Hear Bach’s Brandenburg Concertos Played on Original Baroque Instruments

“Subtle and brilliant at the same time, they are a microcosm of Baroque music, with an astonishingly vast sample of that era’s emotional universe.” — Ted Libbey 

The portfolio, the demo, the head shot, the resume…. These are not materials made for general consumption, much less the praise and admiration of posterity. But not every applicant is Johann Sebastian Bach, who wrote his six Brandenburg concertos, in essence, “because, like pretty much everyone throughout history, Bach needed a job,” notes String Ovation. In 1721, he applied for a position with the Margrave of Brandenburg, younger brother of King Frederick Wilhelm I of Prussia, by sending the music: “It’s one of the few manuscripts that Bach wrote out himself, rather than give to a copyist…. At the time, Bach was the Kapellmeister in the small town of Cöthen. Working for His Royal Highness would have been a seriously upward move.”
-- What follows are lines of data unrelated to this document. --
struct Tuning {
    int winograd = 0;
    int wino_min_cin = 32;
    int wino_max_ratio = 67;
    int wino_variant = 0;
    int wino_min_cout = 32;
    int wino_pairs = 0;
    int wino_chunk_mb = 0;
    int wino_pack = 1;
    int wino_fused = 1;
    int wino_fused_max_cin = 160;
    int acc_chunk = 2;
    int tile_128x64 = 1;
    int force_tile = 0;
    int force_split = 0;
    int tail_split = 1;
    int persist = 1;
    int persist_min_nk = 32;
    int persist_min_tiles = 256;
    int persist_debug = 0;
    int stem_fused = 1;
    int lean_loader = 1;
    int fuse_shortcut = 1;
    int lanes = 1;
    int h8 = 1;
    int x8 = 1;
    int x8_min_nk = 8;
    int x8_min_rounds = 2;
    int zone_cols = 1;
    int small_n_64 = 1;
    int aspp_lanes = 1;
    int h8_narrow = 1;
    int h8_norm = 1;
    int cgnet_fused = 1;
    int dsn_fused = 0;
    int rrn_head = 1;
    int h8_min_tiles = 224;
};
extern Tuning g_tune;
extern thread_local const Tuning* t_tune;
inline const Tuning& tune() { return t_tune ? *t_tune : g_tune; }
struct TuneScope {
    const Tuning* prev;
    explicit TuneScope(const Tuning* t) : prev(t_tune) { t_tune = t; }
    ~TuneScope() { t_tune = prev; }
    TuneScope(const TuneScope&) = delete;
    TuneScope& operator=(const TuneScope&) = delete;
};
bool tuning_set(Tuning& t, int key, int value);
template <int BM, int BN, int WM, int WN> int launch_conv_persistent(ConvP p, int G, int bpc, hipStream_t st);
struct PkGrid {
    int tiles, blocks, nk, min_share;
    void report(ConvRoute* r) const { r->tiles = tiles; r->blocks = blocks; r->nk = nk; r->min_share = min_share; }
};
PkGrid conv_persistent_grid(const ConvP& p, int G, int bpc);
size_t conv_persistent_ws_floats(int BM, int BN, int bpc);
bool conv_persistent_ok(const ConvP& p);
int conv_persistent_segments(int T, int P, int nk, int min_slices, int bid, int* out4, int cap);
int conv_persistent_fixup(int T, int P, int nk, int min_slices, int xcd, int j, int* tile, int* slots, int cap);
int launch_conv_dual(ConvP p, int G, hipStream_t st, ConvRoute* dry = nullptr);
bool conv_h8_patch_takes(const ConvP& p, int G, bool norm);
int launch_conv_x8(ConvP p, int G, hipStream_t st, ConvRoute* dry = nullptr);
int launch_split_bf16x3(const float* w, long n, void* planes, hipStream_t st);
int launch_conv_h8(ConvP p, int G, hipStream_t st);
#ifdef PK_STAMPS
int pk_read_stamps(unsigned long long* dst, int n);
int pk_read_span(unsigned long long* dst, int n);
#endif
int launch_preprocess(const uint8_t* rgb, const uint8_t* depth, const float* offs, const View& x, int B, int Bcap,
                      int H, int W, const float* mean6, const float* std6, int streams, hipStream_t st);
int launch_maxpool3x3s2(const View& in, const View& out, int B, int G, hipStream_t st);
int launch_stem_conv1(const uint8_t* bgr, const uint8_t* depth, const float* offs, int B, int H, int W, int streams, const float* mean6,
                      const float* std6, const float* w, const float* scale, const float* shift, float* out, long out_gs, int es, hipStream_t st,
                      const void* wf16 = nullptr);
int launch_zero(void* p, size_t bytes, hipStream_t st);
int launch_gn_stats(const View& in, int B, int G, int groups, double* stats, hipStream_t st, bool zero = true);
int gn_pixels_per_block(int HW, int C, int B, int G, bool stats = false);
int launch_gn_apply(const View& in, const View& out, int B, int G, int groups, const double* stats,
                    const float* gamma, const float* beta, int param_gs, float eps, int relu, hipStream_t st);
int launch_bilinear(const View& in, const View& out, int B, hipStream_t st);
int launch_avgpool(const View& in, const View& out, int B, hipStream_t st);
struct PredHeads { int n; const void* in[5]; const float* w[5]; const float* bias[5]; void* sm[5]; int cout[5], q_ch0[5], act[5] ; };
int launch_predictors(const PredHeads& hs, int C, int in_cs, int es, int H, int W, float* q, int q_nch, int sm_cs, int B, hipStream_t st);
int launch_copy_channels(const View& in, const View& out, int B, hipStream_t st);
int launch_add_channels(const View& a, const View& b, const View& out, int B, hipStream_t st);
int launch_upsample_logits(const float* q, float* out, int B, int nch, int h, int w, int scale, int OH, int OW,
                           unsigned mul_mask, hipStream_t st);

int launch_normalize_depth(const void* depth, int is_float, long n, double lo, double hi, uint8_t* out3, uint8_t* zero,
                           hipStream_t st);

int inpaint_telea_u8_host(const uint8_t* img, const uint8_t* mask, int H, int W, int radius, uint8_t* out);
int inpaint_depth_u8_host(const uint8_t* depth3, int H, int W, int kernel, uint8_t* out3);
size_t inpaint_depth_ws_bytes(int B, int H, int W);
int launch_inpaint_depth(const uint8_t* depth3, int B, int H, int W, int kernel, void* ws, size_t ws_bytes, uint8_t* out3, hipStream_t st);
int launch_resize_u8(const uint8_t* src, int sh, int sw, int ch, uint8_t* dst, int dh, int dw, int linear, hipStream_t st);

int launch_lmff_preprocess(const uint8_t* bgr, const uint8_t* depth, long pixels, float* x, hipStream_t st);
int launch_dwconv3x3(const View& in, const View& out, int B, int dil, const float* w9, const float* scale,
                     const float* shift, const float* slope, hipStream_t st);
int launch_pool_s2(const View& in, const View& out, int B, int mode , hipStream_t st);
int launch_affine_prelu(const View& a, const View* b, const View& out, int B, const float* scale, const float* shift,
                        const float* slope, hipStream_t st);
int launch_pmca(const View& x, int B, const float* w2x2, const float* fc0, const float* alpha, const float* fc2, float* wts,
                double* sums , hipStream_t st);
int launch_scale_channels(const View& in, const float* wts, const View& out, int B, hipStream_t st);
int launch_mad_gate(const View& o, const View& att, float* q, int B, int C, hipStream_t st);
int launch_argmax_fg(const float* logits, int B, long HW, int nc, int cls, uint8_t* fg, hipStream_t st);
int launch_mask_overlap(const uint8_t* masks, const uint8_t* fg, int B, int K, long HW, unsigned long long* counts,
                        hipStream_t st);

int cg_joint_tiles(int H, int W);
int cg_sums_tiles(int H, int W);
int launch_cg_preprocess(const uint8_t* bgr, const uint8_t* depth, long pixels, float* x, hipStream_t st);
int launch_cg_joint(const View& x, const View& joi, int B, int dil, const float* w1, const float* s1, const float* h1, const float* a1, const float* wloc,
                    const float* wsur, const float* s2, const float* h2, const float* a2, double* partials, int tiles, hipStream_t st);
int launch_cg_sums(const View& in, int B, double* partials, int tiles, hipStream_t st);
int launch_cg_apply(const View& joi, const View* x, const View& out, int B, int hidden, const double* partials, int tiles, const float* fc0, const float* b0,
                    const float* fc2, const float* b2, float* mean, float* y, hipStream_t st);
int launch_cg_planes(const View& in, int nc, int B, float* q, hipStream_t st);
int launch_fg_overlap(const uint8_t* fg, int fh, int fw, const uint8_t* masks, int B, int K, int H, int W, unsigned long long* counts, hipStream_t st);

int esp_tiles(int H, int W);
int esp_nt(int n1);
size_t esp_packed_floats(int n1);
int launch_dsn_pack(const float* xyz, int B, int H, int W, int flags, float* x8, float* clean, hipStream_t st);
int launch_esp_pack(const float* const w[5], int n, int n1, float* packed, hipStream_t st);
int launch_esp_branches(const View& t, const View* x, const View& out, int B, int n, int n1, int groups, const float* packed, double* partials, int tiles, hipStream_t st);
int launch_esp_merge(const View d[5], const View* x, const View& out, int B, int n, int n1, int groups, double* partials, int tiles, hipStream_t st);
int launch_esp_stats(const double* partials, int B, int tiles, int groups, double* stats, hipStream_t st);
int launch_dsn_head(const View& f, int B, const float* clean, const float* wfg, const float* wcd, float* logits, float* offsets, float* votes, uint8_t* classes,
                    uint8_t* fg, hipStream_t st);

int launch_rrn_crop(const uint8_t* img, const int* ids, const int* slots, const int* rois, const float* table, int B, int n_ids, int T, int S, int H, int W,
                    float* rgb_crop, uint8_t* mask_crop, hipStream_t st);
int launch_rrn_pack(const float* rgb, const uint8_t* mask, int B, int H, int W, float* x8, hipStream_t st);
int launch_rrn_head(const View& f, int B, const float* wfg, float thr, float* logits, uint8_t* refined, hipStream_t st);
int launch_rrn_head3(const View& f, int B, const float* w9, float bias, float thr, float* logits, uint8_t* refined, hipStream_t st);
int launch_rrn_paste(const uint8_t* refined, const int* slots, const int* rois, const float* z, int B, int n_ids, int T, int S, int N, int H, int W,
                     int* out_ids, uint8_t* out_masks, int* source, float* keys, int* report, void* ws, int cap_b, hipStream_t st);
size_t rrn_paste_ws_bytes(int cap_b, int H, int W);

int launch_boundary_overlap(const int* pred, const int* gt, int H, int W, const int* labels, int n_pred, int n_gt, int radius,
                            void* ws, unsigned* out, hipStream_t st);
size_t boundary_ws_bytes(int H, int W, int n_masks);
int launch_contingency(const int* pred, const int* gt, long n, int cap, void* ws, hipStream_t st);
size_t contingency_ws_bytes(int cap);
int launch_eval_batch(const int* pred, const int* gt, int batch, int H, int W, int cap, int radius, int with_boundary, int placement, void* ws,
                      void* out, hipStream_t st);
size_t eval_batch_ws_bytes(int batch, int H, int W, int cap, int with_boundary);
size_t eval_batch_out_bytes(int batch, int cap);
int launch_munkres_batch(const double* score, const int* rows, const int* cols, int batch, int cap, int placement, double* mat, int* assign,
                         long assign_stride, int* status, long status_stride, hipStream_t st);

int launch_encode(const uint8_t* masks, int B, int N, int H, int W, const float* gauss, int sigma, int legacy_f32,
                  void* ws, float* out, hipStream_t st);
int launch_encode_labels(const int* labels, int B, int N, int H, int W, const float* gauss, int sigma, int legacy_f32, void* ws,
                         float* out, int* bad, hipStream_t st);
size_t encode_ws_bytes(int B, int N, int H, int W);

int launch_errmaps(const uint8_t* init, int N, const uint8_t* gt, int Ng, int B, int Nmax, int H, int W, int d,
                   uint8_t* ws, uint8_t* out, hipStream_t st);
size_t errmaps_ws_bytes(int B, int Nmax, int H, int W);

He didn’t get the job. Indeed, it seems his application was ignored, and nearly lost several times throughout history. Now, Bach’s calling cards are some of the most virtuoso compositions of Baroque music we know. “Each concerto is a concerto grosso, a concerto that’s a continuous interplay of small groups of soloists and full orchestra…. The range of instruments with solos throughout the six concertos was designed to give opportunities to show the potential of nearly every instrument in the orchestra. Even the recorder got a solo.” The six together present themselves as an anthology of sorts, “a Baroque musical travelogue moving through ‘the courtly elegance of the French suite, the exuberance of the Italian solo concerto and the gravity of German counterpoint.’”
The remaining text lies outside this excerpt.